No amount too small to help the family through this difficult time  Click to donate

Thank you.   E64A6081-9C28-4E2F-ADC3-AE72009D3B33

 

By Their Sidewalks You Will Know Them

First posted in February 2010 and again in 2013.  Thanks Timons Esaias Guest Poet

Sidewalk Shoveled

Tim’s Poem Came to Mind as I Admired the Concrete First Time in Two Weeks – Photographed Feb 2010

By Their Sidewalks You Will Know Them

Originally there were eleven Commandments

Moses, perhaps confused by the unfamiliar

snow, ice, and sidewalk,

botched one, and left it out.

But Buddha said that though Life is Pain,

falling on ice is gratuitous pain

and those who cause it, by neglect,

should never escape the Wheel of Rebirth;

and Lao-Tzu agreed, for those who will not

clear the path will never find the Way.

Zoroaster, in the endless war of light

against ice, demanded diligence;

claimed that those who surrender

the public way to the Enemy

have empty souls,

can scarcely be regarded as human.

The Prophet, regarding sidewalks and snow,

is silent; but his sura

Sand Drifting Against the Caravanserai Gate

is thought to apply. The condemnation there

is brutal and eternal.

Plato counted safe sidewalks as fundamental

to the ideal Republic, noting that those remiss

in this clear duty lacked all character;

and his pupil – perceptive, immortal Aristotle-

further declared, famously, that

lack of character

is destiny.

-Timons Esaias
Timons Esaias is a writer and poet living in Pittsburgh. His short stories, ranging from literary to genre, have been published in fourteen languages.
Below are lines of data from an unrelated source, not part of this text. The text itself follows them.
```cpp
struct ArU64 {
    typedef u64 T;
    u64 q, two_q;
    u64 ninv, ninv_q;
    u64 cr0, cr1;
    static constexpr bool kFold = HE355_U64_FOLD != 0;
    HE_HD u32 c() const { return fold_c(q); }

    HE_HD ModU64 mod() const { ModU64 m; m.q = q; m.cr0 = cr0; m.cr1 = cr1; return m; }
    HE_HD T dy_in(u64 c) const { return c; }
    HE_HD T dy_mul(T x, T y) const { return barrett128((u128)x * y, mod()); }
    HE_HD T dy_add(T x, T y) const { return addmod(x, y, q); }
    HE_HD u64 dy_out(T x) const { return x; }
    HE_HD T key_in(u64 bits) const { return bits; }
    typedef u64 Acc;
#if HE355_U64_FOLD
    static constexpr bool kKeyQuotient = true;
    static constexpr int kAccRun = 5;
    HE_HD void acc_mac_lazy(Acc &acc, T x, T key, u64 key2) const
    {
        const u64 v = fold_mul_wide(x, key, key2, c());
#if defined(HE355_LANE_SIM)
        if (acc > ~(u64)0 - v) he355_sim_overflow = 1;
#endif
        acc += v;
    }
    HE_HD void acc_mac(Acc &acc, T x, T key, u64 key2) const { acc = fold_red2q(acc + fold_mul_wide(x, key, key2, c()), c()); }
    HE_HD Acc acc_reduce(Acc acc) const { return fold_red2q(acc, c()); }
    HE_HD u64 acc_canon(Acc acc) const { return to_canon(fold_red2q(acc, c())); }
    HE_HD Acc acc_from_canon(u64 v) const { return v; }
    HE_HD Acc acc_from_lazy(T v) const { return v; }
#else
    static constexpr bool kKeyQuotient = true;
    HE_HD void acc_mac(Acc &acc, T x, T key, u64 keyq) const
    {
        const u64 s = acc + mul_pre_lazy(x, key, keyq, q);
        acc = s >= 2 * two_q ? s - 2 * two_q : s;
    }
    static constexpr int kAccRun = 6;
    HE_HD void acc_mac_lazy(Acc &acc, T x, T key, u64 keyq) const
    {
        const u64 v = mul_pre_lazy(x, key, keyq, q);
#if defined(HE355_LANE_SIM)
        if (acc > ~(u64)0 - v) he355_sim_overflow = 1;
#endif
        acc += v;
    }
    HE_HD Acc acc_reduce(Acc acc) const { return reduce16_to_4q(acc); }
    HE_HD u64 acc_canon(Acc acc) const { return to_canon(acc); }
    HE_HD Acc acc_from_canon(u64 v) const { return v; }
    HE_HD Acc acc_from_lazy(T v) const { return v; }
#endif
    HE_HD u64 shoup_quotient_est(u64 w) const { return w * cr1 + mulhi64(w, cr0); }
    HE_HD u64 shoup_quotient(u64 w) const
    {
        u64 est = shoup_quotient_est(w);
        u64 r = 0 - est * q;
        if (r >= q) { r -= q; ++est; }
        if (r >= q) { r -= q; ++est; }
        return est;
    }
    HE_HD u64 floor_fin(u64 t, T x, u64 inv, u64 inv_shoup, double, double, u64 addend) const
    {
        u64 r = mul_pre(t + 2 * two_q - x, inv, inv_shoup, q);
        return addmod(r, addend, q);
    }

    template <class FC> HE_HD u64 floor_fin2(u64 t, T x, const FC &f1, const FC &f2, u64 addend) const
    {
        const u64 r1 = mul_pre(t, f1.inv, f1.inv_shoup, q);
        return mul_pre(r1 + addend + 2 * two_q - x, f2.inv, f2.inv_shoup, q);
    }
    HE_HD u64 floor_fin_s(u64 t, T x, u64 inv, u64 inv_shoup, double, double) const { return submod(t, mul_pre(x, inv, inv_shoup, q), q); }
    template <class FC> HE_HD u64 floor_fin2_s(u64 t, T x, const FC &f2) const { return mul_pre(t + 2 * two_q - x, f2.inv, f2.inv_shoup, q); }
    static constexpr bool kAccDirect = false;
    HE_HD void floor_prep(Acc &, T &) const {}
    HE_HD u64 floor_fin_acc(Acc acc, T x, u64 inv, u64 inv_shoup, double inv_d, double inv_i, u64 addend) const
    {
        return floor_fin(acc_canon(acc), x, inv, inv_shoup, inv_d, inv_i, addend);
    }
    template <class FC> HE_HD u64 floor_fin2_acc(Acc acc, T x, const FC &f1, const FC &f2, u64 addend) const { return floor_fin2(acc_canon(acc), x, f1, f2, addend); }
    HE_HD u64 floor_fin_s_acc(Acc acc, T x, u64 inv, u64 inv_shoup, double inv_d, double inv_i) const
    {
        return floor_fin_s(acc_canon(acc), x, inv, inv_shoup, inv_d, inv_i);
    }
    template <class FC> HE_HD u64 floor_fin2_s_acc(Acc acc, T x, const FC &f2) const { return floor_fin2_s(acc_canon(acc), x, f2); }
    HE_HD T acc_to_inv(Acc acc) const { return from_canon(acc_canon(acc)); }
    HE_HD u64 acc_park(Acc acc) const { return acc_canon(acc); }
    HE_HD T acc_unpark(u64 w) const { return from_canon(w); }
    HE_HD T from_canon(u64 x) const { return x; }
    HE_HD T from_raw(u64 bits) const { return bits; }
    HE_HD u64 to_raw(T x) const { return x; }
    HE_HD u64 to_canon(T x) const
    {
        if (x >= two_q) x -= two_q;
// ... 102 lines not shown
HE_HD u64 f64_to_u52(double x)
{
    union { u64 u; double d; } c;
    c.d = x + 4503599627370496.0;
    return c.u & 0x000FFFFFFFFFFFFFull;
}

struct ArF64 {
    typedef double T;
    double q, qinv;
    double ninv, ninv_i;

    HE_HD T from_canon(u64 x) const { return u52_to_f64(x); }
    HE_HD T from_raw(u64 bits) const
    {
        union { u64 u; double d; } c;
        c.u = bits;
        return c.d;
    }
    HE_HD u64 to_raw(T x) const
    {
        union { u64 u; double d; } c;
        c.d = x;
        return c.u;
    }
    HE_HD T canon(T x) const
    {
        double c = __builtin_floor(x * qinv);
        double r = __builtin_fma(-c, q, x);
        if (r < 0.0) r += q;
        if (r >= q) r -= q;
        return r;
    }
    HE_HD u64 to_canon(T x) const { return f64_to_u52(canon(x)); }
    HE_HD T mulmod_c(T y, double w, double winv) const
    {
        double h = y * w;
        double l = __builtin_fma(y, w, -h);
        double c = __builtin_rint(y * winv);
        double d = __builtin_fma(-c, q, h);
        return d + l;
    }
    HE_HD T mulmod_vv(T x, T y) const
    {
        double h = x * y;
        double l = __builtin_fma(x, y, -h);
        double c = __builtin_rint(h * qinv);
        double d = __builtin_fma(-c, q, h);
        return d + l;
    }
    template <int G> HE_HD void mulmod_vv_g(const T (&x)[G], const T (&y)[G], T (&out)[G]) const
    {
        double h[G], l[G], c[G];
#pragma unroll
        for (int k = 0; k < G; ++k) h[k] = x[k] * y[k];
        HE_SCHED_FENCE();
#pragma unroll
        for (int k = 0; k < G; ++k) c[k] = h[k] * qinv;
#pragma unroll
        for (int k = 0; k < G; ++k) l[k] = __builtin_fma(x[k], y[k], -h[k]);
        HE_SCHED_FENCE();
#pragma unroll
        for (int k = 0; k < G; ++k) c[k] = __builtin_rint(c[k]);
        HE_SCHED_FENCE();
#pragma unroll
        for (int k = 0; k < G; ++k) h[k] = __builtin_fma(-c[k], q, h[k]);
        HE_SCHED_FENCE();
#pragma unroll
        for (int k = 0; k < G; ++k) out[k] = h[k] + l[k];
        HE_SCHED_FENCE();
    }
    HE_HD T canon2(T x) const
    {
        if (x < 0.0) x += q;
        if (x < 0.0) x += q;
        if (x >= q) x -= q;
        return x;
    }
    HE_HD u64 to_canon2(T x) const { return f64_to_u52(canon2(x)); }
    typedef double Acc;
    HE_HD T dy_in(u64 c) const { return u52_to_f64(c); }
    HE_HD T dy_mul(T x, T y) const { return mulmod_vv(x, y); }
    HE_HD T dy_add(T x, T y) const { return x + y; }
    HE_HD u64 dy_out(T x) const { return to_canon2(x); }
    HE_HD T key_in(u64 bits) const { return from_raw(bits); }
    static constexpr bool kKeyQuotient = false;
    HE_HD void acc_mac(Acc &acc, T x, T key, u64) const { acc += mulmod_vv(x, key); }
    static constexpr int kAccRun = 1;
    HE_HD void acc_mac_lazy(Acc &acc, T x, T key, u64) const { acc += mulmod_vv(x, key); }
    HE_HD Acc acc_reduce(Acc acc) const { return acc; }
    HE_HD u64 acc_canon(Acc acc) const { return to_canon(acc); }
    HE_HD Acc acc_from_canon(u64 v) const { return u52_to_f64(v); }
    HE_HD Acc acc_from_lazy(T v) const { return v; }
    HE_HD u64 floor_fin(u64 t, T x, u64, u64, double inv_d, double inv_i, u64 addend) const
    {
        double m = mulmod_c(u52_to_f64(t) - x, inv_d, inv_i);
        return to_canon2(m + u52_to_f64(addend));
    }
    template <class FC> HE_HD u64 floor_fin2(u64 t, T x, const FC &f1, const FC &f2, u64 addend) const
    {
        const double m1 = mulmod_c(u52_to_f64(t), f1.inv_d, f1.inv_i);
        return to_canon2(mulmod_c(m1 + u52_to_f64(addend) - x, f2.inv_d, f2.inv_i));
    }
    HE_HD u64 floor_fin_s(u64 t, T x, u64, u64, double inv_d, double inv_i) const { return to_canon2(u52_to_f64(t) - mulmod_c(x, inv_d, inv_i)); }
    template <class FC> HE_HD u64 floor_fin2_s(u64 t, T x, const FC &f2) const { return to_canon2(mulmod_c(u52_to_f64(t) - x, f2.inv_d, f2.inv_i)); }
    static constexpr bool kAccDirect = true;
    HE_HD void floor_prep(Acc &acc, T &x) const
    {
        acc = renorm(acc);
        x = renorm(x);
    }
    HE_HD T canon_neg(T x) const { return x < 0.0 ? x + q : x; }
    HE_HD T canon_1(T x) const
    {
        if (x < 0.0) x += q;
        if (x >= q) x -= q;
        return x;
    }
    HE_HD u64 floor_fin_acc(Acc acc, T x, u64, u64, double inv_d, double inv_i, u64 addend) const
    {
        return f64_to_u52(canon_1(mulmod_c(acc - x, inv_d, inv_i) + u52_to_f64(addend)));
    }
    template <class FC> HE_HD u64 floor_fin2_acc(Acc acc, T x, const FC &f1, const FC &f2, u64 addend) const
    {
        const double m1 = mulmod_c(acc, f1.inv_d, f1.inv_i);
        return f64_to_u52(canon_neg(mulmod_c(m1 + u52_to_f64(addend) - x, f2.inv_d, f2.inv_i)));
    }
    HE_HD u64 floor_fin_s_acc(Acc acc, T x, u64, u64, double inv_d, double inv_i) const
    {
        return f64_to_u52(canon_neg(renorm(acc - mulmod_c(x, inv_d, inv_i))));
    }
    template <class FC> HE_HD u64 floor_fin2_s_acc(Acc acc, T x, const FC &f2) const { return f64_to_u52(canon_neg(mulmod_c(acc - x, f2.inv_d, f2.inv_i))); }
    HE_HD T acc_to_inv(Acc acc) const { return renorm(acc); }
    HE_HD u64 acc_park(Acc acc) const { return to_raw(renorm(acc)); }
    HE_HD T acc_unpark(u64 w) const { return from_raw(w); }
    HE_HD static double tw_w(const Tw16 &t)
    {
        union { u64 u; double d; } c;
        c.u = t.a;
        return c.d;
    }
    HE_HD static double tw_wi(const Tw16 &t)
    {
        union { u64 u; double d; } c;
        c.u = t.b;
        return c.d;
    }
    template <bool SW = false> HE_HD void bfly_fwd(T &X, T &Y, const Tw16 &w) const
    {
        double t = mulmod_vv(Y, tw_w(w));
        double x = X;
        X = x + t;
        Y = x - t;
    }
    template <int G> HE_HD void bfly_fwd_g(T (&X)[G], T (&Y)[G], const Tw16 (&w)[G]) const
    {
        double h[G], l[G], c[G];
#pragma unroll
        for (int k = 0; k < G; ++k) h[k] = Y[k] * tw_w(w[k]);
        HE_SCHED_FENCE();
#pragma unroll
        for (int k = 0; k < G; ++k) c[k] = h[k] * qinv;
#pragma unroll
        for (int k = 0; k < G; ++k) l[k] = __builtin_fma(Y[k], tw_w(w[k]), -h[k]);
        HE_SCHED_FENCE();
#pragma unroll
        for (int k = 0; k < G; ++k) c[k] = __builtin_rint(c[k]);
        HE_SCHED_FENCE();
#pragma unroll
        for (int k = 0; k < G; ++k) h[k] = __builtin_fma(-c[k], q, h[k]);
        HE_SCHED_FENCE();
#pragma unroll
        for (int k = 0; k < G; ++k) l[k] = h[k] + l[k];
        HE_SCHED_FENCE();
#pragma unroll
        for (int k = 0; k < G; ++k) {
            Y[k] = X[k] - l[k];
            X[k] = X[k] + l[k];
        }
        HE_SCHED_FENCE();
    }
    template <int G, bool SW = false> HE_HD void bfly_fwd_lazy_g(T (&X)[G], T (&Y)[G], const Tw16 (&w)[G]) const { bfly_fwd_g<G>(X, Y, w); }
    HE_HD T reduce16_to_4q(T x) const { return x; }
    static constexpr bool kFold = false;
    HE_HD T lazy_reduce(T x) const { return x; }
    template <bool SW = false> HE_HD void bfly_inv(T &X, T &Y, const Tw16 &w) const
    {
        double s = X + Y;
        double d = X - Y;
        X = s;
        Y = mulmod_vv(d, tw_w(w));
    }
    template <bool SW = false> HE_HD void bfly_inv_last(T &X, T &Y, const Tw16 &w_scaled) const
    {
        double s = X + Y;
        double d = X - Y;
        X = mulmod_c(s, ninv, ninv_i);
        Y = mulmod_c(d, tw_w(w_scaled), tw_wi(w_scaled));
    }
    HE_HD T scale_ninv(T x) const { return mulmod_c(x, ninv, ninv_i); }
    HE_HD T renorm(T x) const { return __builtin_fma(-__builtin_rint(x * qinv), q, x); }
    static constexpr bool kNeedsRenormInv = true;
};

constexpr double kFloorAccMax = 562949953421312.0, kFloorXMax = 562949953421312.0;
HE_HD double f64_stage_growth(double m, double q, int stages)
{
    for (int s = 0; s < stages; ++s) m += q * (0.5 + m * 4.440892098500626e-16);
    return m;
}
HE_HD double floor_term_bound(u64 q)
{
    const double qd = (double)q;
    return qd * (0.5 + f64_stage_growth(140737488355328.0, qd, 10) * 4.440892098500626e-16);
}
HE_HD u32 floor_direct_terms(u64 q)
{
    const double qd = (double)q;
    if (q >> 47) return 0;
    if (!(f64_stage_growth(4.0 * qd, qd, 15) <= kFloorXMax)) return 0;
    const double t = kFloorAccMax / floor_term_bound(q);
    return t >= 4294967295.0 ? 0xFFFFFFFFu : (u32)t;
}
HE_HD bool floor_direct(u32 acc_terms, u32 terms) { return terms <= acc_terms; }

}
```

Before: 23280.

## Use Karatsuba tensor product and reuse c2 in key-switch; prefetch c2 rows in k1

In the fused tensor+keyswitch kernel, the degree-2 ciphertext product now uses a Karatsuba-style three-multiply form (c0, c2, and (a0+a1)(b0+b1)-c0-c2). The c2 term is kept in registers and fed straight into the own-digit MAC, so the a1/b1 rows are no longer reloaded and multiplied a second time. The direct-floor bound check is widened to account for the extra accumulated terms of the lazy f64 result. The K1_MUL_C2 kernel also issues its a1/b1 row loads before twiddle staging and the barrier, so the loads overlap with that work. Risks: the f64 Karatsuba result is less reduced, which may push some primes off the direct floor path, and register pressure rises.

```diff
diff --git a/reference-seal-backend_amd/csrc/he355_kernels.hip b/reference-seal-backend_amd/csrc/he355_kernels.hip
--- a/reference-seal-backend_amd/csrc/he355_kernels.hip
+++ b/reference-seal-backend_amd/csrc/he355_kernels.hip
@@ -415,8 +415,21 @@
     KsGroups groups;
 };
 
+struct K1RowsC2 {
+    u64 a1[kRowE], b1[kRowE];
+};
+__device__ __forceinline__ void k1_load_rows_c2(const K1Args &A, u64 op, int i, u32 a_row, int lane, K1RowsC2 &R)
+{
+    const u64 N = (u64)(1u << A.logn1) << kRowLog, P1 = (u64)A.L * N;
+    const u64 roff = (u64)i * N + ((u64)a_row << kRowLog);
+    const u64 r = A.op_offset + op;
+    load_rowC(A.a + (idx_a(A.ix, r) * 2 + 1) * P1 + roff, lane, R.a1);
+    load_rowC(A.b + (idx_b(A.ix, r) * 2 + 1) * P1 + roff, lane, R.b1);
+}
+
 template <class Ar, int MODE, class ITW = int>
-__device__ __forceinline__ void k1_job(const K1Args &A, const PrimeDev &P, u64 op, int i, u32 a_row, int lane, u64 *lds, bool valid, const ITW *staged = nullptr)
+__device__ __forceinline__ void k1_job(const K1Args &A, const PrimeDev &P, u64 op, int i, u32 a_row, int lane, u64 *lds, bool valid, const ITW *staged = nullptr,
+                                       const K1RowsC2 *rows_c2 = nullptr)
 {
     typedef typename Ar::T T;
     const Ar ar = make_ar(P, (Ar *)nullptr);
@@ -435,10 +448,8 @@
         u64 a0[kRowE], a1[kRowE], b0[kRowE], b1[kRowE];
         u64 v2[kRowE];
         if (MODE == K1_MUL_C2) {
-            load_rowC(pa + P1, lane, a1);
-            load_rowC(pb + P1, lane, b1);
-#pragma unroll
-            for (int r2 = 0; r2 < kRowE; ++r2) x[r2] = ar.dy_mul(ar.dy_in(a1[r2]), ar.dy_in(b1[r2]));
+#pragma unroll
+            for (int r2 = 0; r2 < kRowE; ++r2) x[r2] = ar.dy_mul(ar.dy_in(rows_c2->a1[r2]), ar.dy_in(rows_c2->b1[r2]));
         } else {
         load_rowC(pa, lane, a0); load_rowC(pa + P1, lane, a1);
         load_rowC(pb, lane, b0); load_rowC(pb + P1, lane, b1);
@@ -539,9 +550,17 @@
     if (!valid) op = A.n_ops - 1;
     const PrimeDev &P = primes[i];
     const Ar ar = make_ar(P, (Ar *)nullptr);
-    const auto itw = stage_row_twiddles<Ar, kBlock>(P, ar, n1 + a_row, twl_raw, true);
-    __syncthreads();
-    k1_job<Ar, MODE>(A, P, op, i, a_row, lane, lds[wave], valid, &itw);
+    if constexpr (MODE == K1_MUL_C2) {
+        K1RowsC2 rows;
+        k1_load_rows_c2(A, op, i, a_row, lane, rows);
+        const auto itw = stage_row_twiddles<Ar, kBlock>(P, ar, n1 + a_row, twl_raw, true);
+        __syncthreads();
+        k1_job<Ar, MODE>(A, P, op, i, a_row, lane, lds[wave], valid, &itw, &rows);
+    } else {
+        const auto itw = stage_row_twiddles<Ar, kBlock>(P, ar, n1 + a_row, twl_raw, true);
+        __syncthreads();
+        k1_job<Ar, MODE>(A, P, op, i, a_row, lane, lds[wave], valid, &itw);
+    }
 }
 template <int MODE, class Ar>
 __device__ __forceinline__ void k1_block(const K1Args &A, const PrimeDev *primes, const unsigned bid_x, u64 (*lds)[kLdsRow])
diff --git a/reference-seal-backend_amd/csrc/k3_body.inc b/reference-seal-backend_amd/csrc/k3_body.inc
--- a/reference-seal-backend_amd/csrc/k3_body.inc
+++ b/reference-seal-backend_amd/csrc/k3_body.inc
@@ -34,7 +34,7 @@
         Acc acc0[kRowE], acc1[kRowE];
 #pragma unroll
         for (int r = 0; r < kRowE; ++r) { acc0[r] = 0; acc1[r] = 0; }
-        auto tensor_init = [&]() {
+        auto tensor_init = [&](T c2[kRowE]) {
             if constexpr (TENSOR) {
                 const u64 tr = A.t_op_offset + op;
                 const u64 LNt = (u64)A.L * N;
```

He has had over a hundred poems in print, including Spanish, Swedish and Chinese translations, in such markets as 5AM, Bathtub Gin, Main Street Rag, Willard & Maple, Elysian Fields Quarterly: The Literary Journal of Baseball and many others. He has also been a finalist for the British Science Fiction Award, and won the Asimov’s Readers Award. His poetry chapbook, The Influence of Pigeons on Architecture, sold out two editions. He is Adjunct Faculty at Seton Hill University, in the Writing Popular Fiction M.F.A. Program. This poem was originally published in hotmetalpoets.com when it existed.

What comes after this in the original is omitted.